RECORDS TO USE =>

template <typename T, int D, bool P2P = false, int NT = MXS_NT, bool CUT_HALF = true>
__device__ __forceinline__ void factor_binary(const SweepArgs<T>& a, const ClassInfo& ci, int j) {
    MXS_NT_FLAGS(NT);
    constexpr int H = Msg<T, D>::H;
    const int e = ci.edge_base + 2 * j;
    const int64_t fo0 = ci.f2v_base + (int64_t)j * H, fo1 = ci.f2v_base1 + (int64_t)j * H;
    constexpr bool CIM = Msg<T, D>::CNT_IN_MSG;
    const bool do0 = !CUT_HALF || ci.own_pos != 2, do1 = !CUT_HALF || ci.own_pos != 1;
    const int v0 = do1 ? ldp<NT_IDX>(a.edge_v2f + e) : 0, v1 = do0 ? ldp<NT_IDX>(a.edge_v2f + e + 1) : 0;
    uint8_t cn0 = 0, cn1 = 0;
    T m0[D], p0[D], m1[D], p1[D], tab[D * D];
#pragma unroll
    for (int d = 0; d < D; ++d) m0[d] = p0[d] = m1[d] = p1[d] = (T)0;
    if constexpr (CIM) {
        if (do0) cn0 = Msg<T, D>::template load_c<NT_PREV>(a.f2v_old + fo0, p0);
        if (do1) cn1 = Msg<T, D>::template load_c<NT_PREV>(a.f2v_old + fo1, p1);
    } else {
        if (do0) {
            cn0 = a.cF[e];
            Msg<T, D>::template load<NT_PREV>(a.f2v_old + fo0, p0);
        }
        if (do1) {
            cn1 = a.cF[e + 1];
            Msg<T, D>::template load<NT_PREV>(a.f2v_old + fo1, p1);
        }
    }
    load_table<T, D * D, NT>(a, ci, j, tab);
    if constexpr (P2P) {
        if (do1) {
            if (v0 >= a.ghost_lo) Msg<T, D>::load_sys(a.ghost_old + (v0 - a.ghost_lo), m0);
            else Msg<T, D>::load(a.v2f_old + v0, m0);
        }
        if (do0) {
            if (v1 >= a.ghost_lo) Msg<T, D>::load_sys(a.ghost_old + (v1 - a.ghost_lo), m1);
            else Msg<T, D>::load(a.v2f_old + v1, m1);
        }
    } else {
        if (do1) Msg<T, D>::template load<NT_GATHER>(a.v2f_old + v0, m0);
        if (do0) Msg<T, D>::template load<NT_GATHER>(a.v2f_old + v1, m1);
    }
    T o0[D], o1[D];
#pragma unroll
    for (int x = 0; x < D; ++x) {
        T best0 = pos_inf<T>(), best1 = pos_inf<T>();
#pragma unroll
        for (int y = 0; y < D; ++y) {
            const T c0 = tab[x * D + y] + ((T)0 + m1[y]);
            if (best0 > c0) best0 = c0;
            const T c1 = tab[y * D + x] + ((T)0 + m0[y]);
            if (best1 > c1) best1 = c1;
        }
        o0[x] = best0;
        o1[x] = best1;
    }
    uint8_t c0 = 0, c1 = 0;
    if (a.start) {
        const bool sends = a.start_mode == MXS_START_ALL;
#pragma unroll
        for (int d = 0; d < D; ++d) {
            o0[d] = sends ? o0[d] : (T)0;
            o1[d] = sends ? o1[d] : (T)0;
        }
    } else {
        c0 = damp_and_filter<T, D>(o0, p0, cn0, a.damp_f != 0, a.damping, a.stability);
        c1 = damp_and_filter<T, D>(o1, p1, cn1, a.damp_f != 0, a.damping, a.stability);
    }
    const int lw = (int)threadIdx.x & 63;
    if constexpr ((64 * H * sizeof(T)) % 16 == 0) {
        if ((j - lw + 63) < ci.count) {
            T full[H];
            if (do0) {
#pragma unroll
                for (int d = 0; d < H; ++d) full[d] = Msg<T, D>::padded(o0, CIM ? c0 : 0, d);
                wave_store_linear<T, H, NT>(a.f2v_new, fo0 - (int64_t)lw * H, full);
            }
            if (do1) {
#pragma unroll
                for (int d = 0; d < H; ++d) full[d] = Msg<T, D>::padded(o1, CIM ? c1 : 0, d);
                wave_store_linear<T, H, NT>(a.f2v_new, fo1 - (int64_t)lw * H, full);
            }
        } else {
            if (do0) Msg<T, D>::store_c(a.f2v_new + fo0, o0, CIM ? c0 : 0);
            if (do1) Msg<T, D>::store_c(a.f2v_new + fo1, o1, CIM ? c1 : 0);
        }
    } else {
        if (do0) Msg<T, D>::store_c(a.f2v_new + fo0, o0, CIM ? c0 : 0);
        if (do1) Msg<T, D>::store_c(a.f2v_new + fo1, o1, CIM ? c1 : 0);
    }
    if constexpr (!CIM) {
        if (do0) a.cF[e] = c0;
        if (do1) a.cF[e + 1] = c1;
    }
}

TASK PROMPT =>
Count how many lines in the entries above hold the word "template". Give that number by itself.

ANSWER =>
7